One entry in all of August? I reach new lows every day. I admit I am so lazy it's an embarrassment.

The file server at work has been down the last two days, so I spent hours today just tweedling my thumbs and reading random articles online and attempting to study for my exam. You'd think that such a big company would have a better system backup than this but no, two whole days of people stuck doing virtually nothing because all the files are inaccessible, and goodness knows how many people are getting into deep shit for missing deadlines and whatnots. Thankfully I am just a lowly analyst and so I get into no such trouble.

I think I might be homesick or something. That's the only explanation I can think of for feeling like something is wrong in my life despite having a job I'm perfectly happy with. That, and the fact that most of my friends are gone and leaving, which I guess is all much of the same thing. At least I'm perfectly happy with my job. Now I'm looking back on the last dunno how many years of my life, especially the last one, and thanking my lucky stars that I didn't make it through all those stupid interviews and sucking up affairs, cos I can scarcely imagine how I would've ended up somewhere better than this. Which just goes to show again, whatever little setbacks we encounter that may seem life changing or similarly dramatic, everything always works out in the end. Not that I had any life changing setbacks or that I'm very near any kind of end lah but you know.

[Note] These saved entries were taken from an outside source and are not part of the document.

#define PW7 7
#define PW7L (64 * PW7)
static_assert(PW7 == PNW + PNA && PG_PIPE_WINDOW <= PW7L - 16, "seven-wave wide runs: one row per lane");
__device__ __noinline__ void wide_run7(WaveCtx &C_) {
    WCTX_IN(C_);
    WCTX_STATS(C_);
    const PgDevJob *__restrict__ job = (const PgDevJob *)uniform_u64((unsigned long long)C_.job);
    const unsigned flags_ = __builtin_amdgcn_readfirstlane(C_.flags);
    const bool no_terminal_edges = flags_ & 1u, reduced_terminal = !(flags_ & 2u);
    pg_i8 dA = uniform_i8(C_.dA);
    const View J = load_view(job);
    const int d0 = d;
    const int lane = tid & 63, w7 = wave, up7 = w7 == 0 ? PW7 - 1 : w7 - 1;
    const double NIw = neg_inf();
    asm volatile("s_waitcnt vmcnt(0)" ::: "memory");
    flag_store(&PM.wflag[w7], d0 - 1);
    flag_store(&PM.warrived[w7], d0);
    for (int w = 0; w < PW7; ++w) POLLX(&PM.warrived[w], d0, 7);
    p_up = d0 - 1 > p_up ? d0 - 1 : p_up;
    p_dn = d0 - 1 > p_dn ? d0 - 1 : p_dn;
    int run_end = d0 + 1;
    for (;;) {
        const int t = run_end + lane;
        const int c4 = ((PG_GLOBAL const int *)psc)[8 * (t < nd ? t : nd) + 4] & 15;
        const unsigned long long stop = __builtin_amdgcn_ballot_w64(t >= nd || c4 != 4);
        if (stop != 0) { run_end += __builtin_ctzll(stop); break; }
        run_end += 64;
    }
    asm volatile("s_waitcnt vmcnt(0)" ::: "memory");
    pg_i4 cur = {dA.x, dA.y, dA.z, dA.w};
    int wr;
    { int m_ = (tid - cur.x) % PW7L; m_ += m_ < 0 ? PW7L : 0; wr = cur.x + m_; }
    if (diags_ld < d0) diags_ld = POLLX(&PM.loaded[2], d0, 5);
    double Px, Py, Pm, Cx, Cy, Cm, Ux, Uy, Um;
    {
        const FarAsk fP = far_ask(psc, d0, 1, wr), fC = far_ask(psc, d0, 2, wr - 1), fU = far_ask(psc, d0, 1, wr - 1), none = {false, 0};
        pg_d2 a = {NIw, NIw}, b = {NIw, NIw}, c = {NIw, NIw}, e = {NIw, NIw};
        double ma = NIw, mb = NIw, mc = NIw, me = NIw;
        far_fetch4(sc_out, fP, fC, fU, none, a, ma, b, mb, c, mc, e, me);
        Px = a.x; Py = a.y; Pm = ma; Cx = b.x; Cy = b.y; Cm = mb; Ux = c.x; Uy = c.y; Um = mc;
    }
    const bool geo_b = (dA.s4 & 16) != 0;
    const int wpos_n = geo_b ? PWPOS_B : PWPOS_A, wk = geo_b ? PWK_B : PWK_A, wage = wk - 2, wrow_bytes = wpos_n * 24;
    int wbase = cur.x - 32;
    auto wpos = [&](int r_) { int q_ = r_ - wbase; q_ -= q_ >= wpos_n ? wpos_n : 0; q_ -= q_ >= wpos_n ? wpos_n : 0; return q_; };
    int n_hist1 = 0, n_hist2 = 0;
    int lo_prev = cur.x;
    for (;;) {
        const int lo = cur.x, hi = cur.y;
        if (lo - 2 * wage - 4 - wbase >= wpos_n) wbase += wpos_n;
#ifdef PG_PIPE_STATS
        const long long st_step0 = __builtin_readcyclecounter();
#endif
        {
            const int nr_ = hi + 1 < Lx ? hi + 1 : Lx, nc_ = d - lo + 1 < Ly ? d - lo + 1 : Ly;
            if (rows_ld < nr_) rows_ld = POLLX(&PM.loaded[0], nr_, 1);
            if (cols_ld < nc_) cols_ld = POLLX(&PM.loaded[1], nc_, 2);
            if (diags_ld < d) diags_ld = POLLX(&PM.loaded[2], d, 5);
        }
        const int r = wr < lo ? wr + PW7L : wr, j = d - r;
        int kind = 0;
        pg_i4 gl = {0, 0, 0, 0}, gr = {0, 0, 0, 0};
        bool l2 = false, r2 = false, l3 = false, r3 = false;
        int kL = 1, kR = 1, kL3 = 1, kR3 = 1;
        double lwA = 0, lwS = 0, lwT = 0, rwA = 0, rwS = 0, rwT = 0;
        double tM = 0, tX = 0;
        if (r <= hi) {
            gl = PM.recL[r & (PRW - 1)]; gr = PM.recR[j & (PRW - 1)];
            const int nl = (gl.x >> PR_NE_SHIFT) & 127, nr = (gr.x >> PR_NE_SHIFT) & 127;
            auto shape = [&](auto left_tag, const pg_i4 &rec, int site, int n, bool &two, bool &three, int &k1, int &k3, double &wA, double &w1, double &w3) -> bool {
                constexpr bool LEFT = decltype(left_tag)::value;
                const int e0 = rec.y & 0xffff, e1 = (int)((unsigned)rec.y >> 16);
                const double f0 = (double)__int_as_float(rec.z), f1 = (double)__int_as_float(rec.w);
                two = false; three = false; k1 = 1; k3 = 1; wA = f0; w1 = 0.0; w3 = 0.0;
                if (n == 1) return e0 == 1;
                if (n == 2) {
                    two = true;
                    if (e0 == 1) { wA = f0; k1 = e1; w1 = f1; } else { wA = f1; k1 = e0; w1 = f0; }
                    return (e0 == 1) != (e1 == 1);
                }
                if (n == 3) {
                    int e2; double f2;
                    edge_at<LEFT>(rec, 2, site, e2, f2);
                    two = true; three = true;
                    if (e0 == 1) { wA = f0; k1 = e1; w1 = f1; k3 = e2; w3 = f2; }
                    else if (e1 == 1) { wA = f1; k1 = e0; w1 = f0; k3 = e2; w3 = f2; }
                    else { wA = f2; k1 = e0; w1 = f0; k3 = e1; w3 = f1; }
                    return ((e0 == 1) + (e1 == 1) + (e2 == 1)) == 1;
                }
                return false;
            };
            bool l2_, l3_, r2_, r3_;
            const bool easyL = shape(std::true_type(), gl, r, nl, l2_, l3_, kL, kL3, lwA, lwS, lwT);
            const bool easyR = shape(std::false_type(), gr, j, nr, r2_, r3_, kR, kR3, rwA, rwS, rwT);
            const bool inner = r >= 2 && r <= Lx - 2 && j >= 2 && j <= Ly - 2 && r - kL >= 1 && j - kR >= 1 && r - kL3 >= 1 && j - kR3 >= 1;
            kind = (easyL && easyR && inner && !(l3_ && r3_)) ? 1 : 2;
            if (kind == 1) { l2 = l2_; r2 = r2_; l3 = l3_; r3 = r3_; }
            if (r > 0 && j > 0 && nl > 0 && nr > 0) {
                const int ti_ = ((gl.x & 0xffff) + __umul24(gr.x & 0xffff, S)) & 255;
                tM = PM.tab2[ti_][0]; tX = PM.tab2[ti_][1];
            }
        }
        if (diags_ld < d + 2 && d + 1 < nd) diags_ld = POLLX(&PM.loaded[2], d + 2, 5);
        const pg_i4 nxt = PM.dring[(d + 1) & (PDR - 1)];
        const int amax = d - d0 < wage ? d - d0 : wage;
        const int wsb = (d % wk) * wrow_bytes;
        const long long soff = ((long long)cur.w << 32) | (unsigned)cur.z;
        PG_GLOBAL char *srow = (PG_GLOBAL char *)sc_out + soff;
        {
            int spins = 0;
            for (;;) {
                const int v = lane < PW7 ? flag_peek(&PM.wflag[lane]) : 0x7fffffff;
                if (__builtin_amdgcn_ballot_w64(v < (lane == up7 ? d - 1 : d - 2)) == 0) break;
                if ((++spins & 15) == 0) {
                    __builtin_amdgcn_s_sleep(1);
                    if (spins > PSPIN_LIMIT || flag_load(&PM.abort_flag) != 0) {
                        if (flag_load(&PM.abort_flag) == 0) flag_store(&PM.abort_flag, PTAG(6));
                        break;
                    }
                }
            }
        }
#ifdef PG_PIPE_STATS
        const long long st_t1 = __builtin_readcyclecounter();
#endif
#ifdef PG_EXP_WIDE_SKIP
        if (true) {
            flag_store(&PM.wflag[w7], d);
            if (w7 < PNW) flag_store(&PM.progress[w7], d);
            ++d; lo_prev = lo;
            if (d >= run_end || flag_load(&PM.abort_flag) != 0) break;
            cur.x = __builtin_amdgcn_readfirstlane(nxt.x); cur.y = __builtin_amdgcn_readfirstlane(nxt.y);
            cur.z = __builtin_amdgcn_readfirstlane(nxt.z); cur.w = __builtin_amdgcn_readfirstlane(nxt.w);
            continue;
        }
#endif
        if (d > d0) {
            int rb1 = wsb - wrow_bytes;
            rb1 += rb1 < 0 ? wk * wrow_bytes : 0;
            const double *c = (const double *)((const char *)&PM.sc[0][0][0] + rb1 + wpos(wr - 1) * 24);
            const double ax = dpp_shr1(Px, c[PG_X]), ay = dpp_shr1(Py, c[PG_Y]), am = dpp_shr1(Pm, c[PG_M]);
            const bool top = wr == lo_prev;
            Ux = top ? NIw : ax; Uy = top ? NIw : ay; Um = top ? NIw : am;
            if (wr < lo) { wr += PW7L; Px = NIw; Py = NIw; Pm = NIw; Cx = NIw; Cy = NIw; Cm = NIw; Ux = NIw; Uy = NIw; Um = NIw; }
        }
        auto wcell = [&](bool need, int age, int p_, pg_d2 &xy, double &m) -> FarAsk {
            FarAsk f = {false, 0};
            xy.x = NIw; xy.y = NIw; m = NIw;
            if (!need || (age == 1 && d > d0 && p_ < lo_prev)) return f;
            if (age <= amax) {
                int rb = wsb - age * wrow_bytes;
                rb += rb < 0 ? wk * wrow_bytes : 0;
                const double *c = (const double *)((const char *)&PM.sc[0][0][0] + rb + wpos(p_) * 24);
                xy.x = c[PG_X]; xy.y = c[PG_Y]; m = c[PG_M];
                return f;
            }
            return far_ask(psc, d, age, p_);
        };
        pg_d2 o_xy[8];
        double o_m[8];
        FarAsk o_f[8];
        bool any_far = false;
#pragma unroll
        for (int t = 0; t < 8; ++t) { o_f[t].need = false; o_f[t].boff = 0; o_xy[t].x = NIw; o_xy[t].y = NIw; o_m[t] = NIw; }
        const bool b1 = kind == 1;
        if (__any(b1 && (l2 || r2))) {
            auto rd = [&](bool need, int age, int p_, pg_d2 &xy, double &m) {
                int rb = wsb - age * wrow_bytes;
                rb += rb < 0 ? wk * wrow_bytes : 0;
                const int off = need ? rb + wpos(p_) * 24 : (int)offsetof(PipeSmem, null_cell) - (int)offsetof(PipeSmem, sc);
                const double *c = (const double *)((const char *)&PM.sc[0][0][0] + off);
                xy.x = c[PG_X]; xy.y = c[PG_Y]; m = c[PG_M];
            };
            auto fetch = [&](int t, bool need, int age, int p_) {
                if (!__any(need)) return;
                if (!__any(need && age > amax)) rd(need, age, p_, o_xy[t], o_m[t]);
                else { o_f[t] = wcell(need, age, p_, o_xy[t], o_m[t]); any_far = true; }
            };
            fetch(3, b1 && l2, kL, r - kL);
            fetch(4, b1 && l2, kL + 1, r - kL);
            fetch(5, b1 && r2, kR, r);
            fetch(6, b1 && r2, kR + 1, r - 1);
            fetch(7, b1 && l2 && r2, kL + kR, r - kL);
        }
#ifdef PG_PIPE_STATS
        const long long st_t2 = __builtin_readcyclecounter();
#endif
        if (any_far) far_fetch8(sc_out, o_f, o_xy, o_m);
#ifdef PG_PIPE_STATS
        const long long st_t3 = __builtin_readcyclecounter();
#endif
        const bool active = kind != 0;
        const int n_now = __any(active) ? 2 : 0;
        double bx = NIw, by = NIw, bm = NIw;
        unsigned px = PG_BP_NONE, py = PG_BP_NONE, pm = PG_BP_NONE;
        if (kind == 1) {
            const pg_d2 lx_ = o_xy[3], lm_ = o_xy[4], ry_ = o_xy[5], rm_ = o_xy[6], lr_ = o_xy[7];
            const double lxm = o_m[3], lmm = o_m[4], rym = o_m[5], rmm = o_m[6], lrm = o_m[7];
            auto gapv = [&](double own, double other, double m_) { return __builtin_fmax(own + ge, __builtin_fmax(other, m_ + ng) + go); };
            auto pairv = [&](double x_, double y_, double m_, double lw, double rw) {
                return (__builtin_fmax(m_ + tM, __builtin_fmax(x_, y_) + tX) + lw) + rw;
            };
            bx = gapv(Ux, Uy, Um);
            by = gapv(Py, Px, Pm);
            bm = pairv(Cx, Cy, Cm, lwA, rwA);
            if (__any(r2)) {
                by = __builtin_fmax(by, gapv(ry_.y, ry_.x, rym));
                bm = __builtin_fmax(bm, pairv(rm_.x, rm_.y, rmm, lwA, rwS));
            }
            if (__any(l2)) {
                bx = __builtin_fmax(bx, gapv(lx_.x, lx_.y, lxm));
                bm = __builtin_fmax(bm, pairv(lm_.x, lm_.y, lmm, lwS, rwA));
                if (__any(l2 && r2)) bm = __builtin_fmax(bm, pairv(lr_.x, lr_.y, lrm, lwS, rwS));
            }
            if (__any(l3 || r3)) {
                const bool t3 = l3 || r3;
                const int k3 = l3 ? kL3 : kR3;
                const bool needC = l3 ? r2 : (r3 && l2);
                pg_d2 txy[3]; double tm_[3];
                const FarAsk fA = wcell(t3, k3, l3 ? r - kL3 : r, txy[0], tm_[0]);
                const FarAsk fB = wcell(t3, k3 + 1, l3 ? r - kL3 : r - 1, txy[1], tm_[1]);
                const FarAsk fC = wcell(needC, l3 ? kL3 + kR : kL + kR3, l3 ? r - kL3 : r - kL, txy[2], tm_[2]);
                {
                    const FarAsk none = {false, 0};
                    pg_d2 e = {NIw, NIw}; double me = NIw;
                    far_fetch4(sc_out, fA, fB, fC, none, txy[0], tm_[0], txy[1], tm_[1], txy[2], tm_[2], e, me);
                }
                if (l3) {
                    bx = __builtin_fmax(bx, gapv(txy[0].x, txy[0].y, tm_[0]));
                    bm = __builtin_fmax(bm, pairv(txy[1].x, txy[1].y, tm_[1], lwT, rwA));
                    bm = __builtin_fmax(bm, pairv(txy[2].x, txy[2].y, tm_[2], lwT, rwS));
                } else if (r3) {
                    by = __builtin_fmax(by, gapv(txy[0].y, txy[0].x, tm_[0]));
                    bm = __builtin_fmax(bm, pairv(txy[1].x, txy[1].y, tm_[1], lwA, rwT));
                    bm = __builtin_fmax(bm, pairv(txy[2].x, txy[2].y, tm_[2], lwS, rwT));
                }
            }
        } else if (kind == 2) {
            const int nl = (gl.x >> PR_NE_SHIFT) & 127, nr = (gr.x >> PR_NE_SHIFT) & 127;
            const pg_i4 gl_ = gl, gr_ = gr;
            cell_any_t(J, r, j, r > 0 ? nl : 0, j > 0 ? nr : 0, tM, tX, no_terminal_edges, reduced_terminal,
                     [&](int p_, int q_, double &xs, double &ys, double &ms) {
                         pg_d2 xy; double m_;
                         const FarAsk f = wcell(p_ >= 0 && q_ >= 0, d - (p_ + q_), p_, xy, m_);
                         {
                             const FarAsk none = {false, 0};
                             pg_d2 e1 = {NIw, NIw}, e2 = {NIw, NIw}, e3 = {NIw, NIw}; double m1 = NIw, m2 = NIw, m3 = NIw;
                             far_fetch4(sc_out, f, none, none, none, xy, m_, e1, m1, e2, m2, e3, m3);
                         }
                         xs = xy.x; ys = xy.y; ms = m_;
                     },
                     [&](int k, int &p_, double &lw) { int dist; edge_at<true>(gl_, k, r, dist, lw); p_ = r - dist; },
                     [&](int k, int &q_, double &rw) { int dist; edge_at<false>(gr_, k, j, dist, rw); q_ = j - dist; },
                     bx, by, bm, px, py, pm);
        }
        if (wr < lo + wpos_n) {
            double *o = (double *)((char *)&PM.sc[0][0][0] + wsb + wpos(wr) * 24);
            o[PG_X] = bx; o[PG_Y] = by; o[PG_M] = bm;
        }
        if (__any(kind != 0 && ((gl.x | gr.x) & PR_SRC))) { if (kind != 0) hist_append(gl, gr, r, j, bx, by, bm); }
        if (wpos_n > PW7L && wr < lo + wpos_n - PW7L) {
            double *o = (double *)((char *)&PM.sc[0][0][0] + wsb + wpos(wr + PW7L) * 24);
            o[PG_X] = NIw; o[PG_Y] = NIw; o[PG_M] = NIw;
        }
        {
            const int tot = n_hist1 + n_hist2;
            if (tot >= 4) asm volatile("s_waitcnt vmcnt(4)" ::: "memory");
            else if (tot >= 2) asm volatile("s_waitcnt vmcnt(2)" ::: "memory");
            else asm volatile("s_waitcnt vmcnt(0)" ::: "memory");
            n_hist2 = n_hist1; n_hist1 = n_now;
        }
        flag_store(&PM.wflag[w7], d);
        if (w7 < PNW) flag_store(&PM.progress[w7], d);
        if (active) {
            const unsigned off24 = __umul24((unsigned)(wr - lo), 24u);
            pg_d2 xy; xy.x = bx; xy.y = by;
            *(PG_GLOBAL pg_d2 *)(srow + off24) = xy;
            *(PG_GLOBAL double *)(srow + off24 + 16u) = bm;
        }
        Px = bx; Py = by; Pm = bm;
        Cx = Ux; Cy = Uy; Cm = Um;
#ifdef PG_PIPE_STATS
        if (w7 < PNW) {
            const long long st_t5 = __builtin_readcyclecounter();
            st_cls_t[4] += st_t5 - st_step0; ++st_cls_n[4];
            st_w[0] += st_t1 - st_step0; st_w[1] += st_t2 - st_t1; st_w[2] += st_t3 - st_t2; st_w[3] += st_t5 - st_t3;
        }
#endif
        ++d;
        lo_prev = lo;
        if (d >= run_end || flag_load(&PM.abort_flag) != 0) break;
        cur.x = __builtin_amdgcn_readfirstlane(nxt.x); cur.y = __builtin_amdgcn_readfirstlane(nxt.y);
        cur.z = __builtin_amdgcn_readfirstlane(nxt.z); cur.w = __builtin_amdgcn_readfirstlane(nxt.w);
    }
    asm volatile("s_waitcnt vmcnt(0)" ::: "memory");
    flag_store(&PM.warrived[w7], d);
    for (int w = 0; w < PW7; ++w) POLLX(&PM.warrived[w], d, 7);
    dA = psc[d];
    row = dA.x + ((tid - dA.x) & (PNT - 1));
    ok_until = d - 1;
    C_.dA = dA;
    WCTX_OUT(C_);
}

I don't know if anyone's heard of this book by Jose Saramago called Blind, but the situation in New Orleans totally reminds me of it. Except that in the book the bad behavior and incompetence were more justified I think. Anyway I was very buay song about donating money cos it's not like the US very poor and a lot of it is stupid really, but today I read a very sad story and in any case rationally I know there are innocent people out there who are just damn suay and it's not their fault this country is run by the inept, so yah. Donations are tax deductible anyway heh.

Big Brother is ending in 2 weeks!!!! What will I do!!!!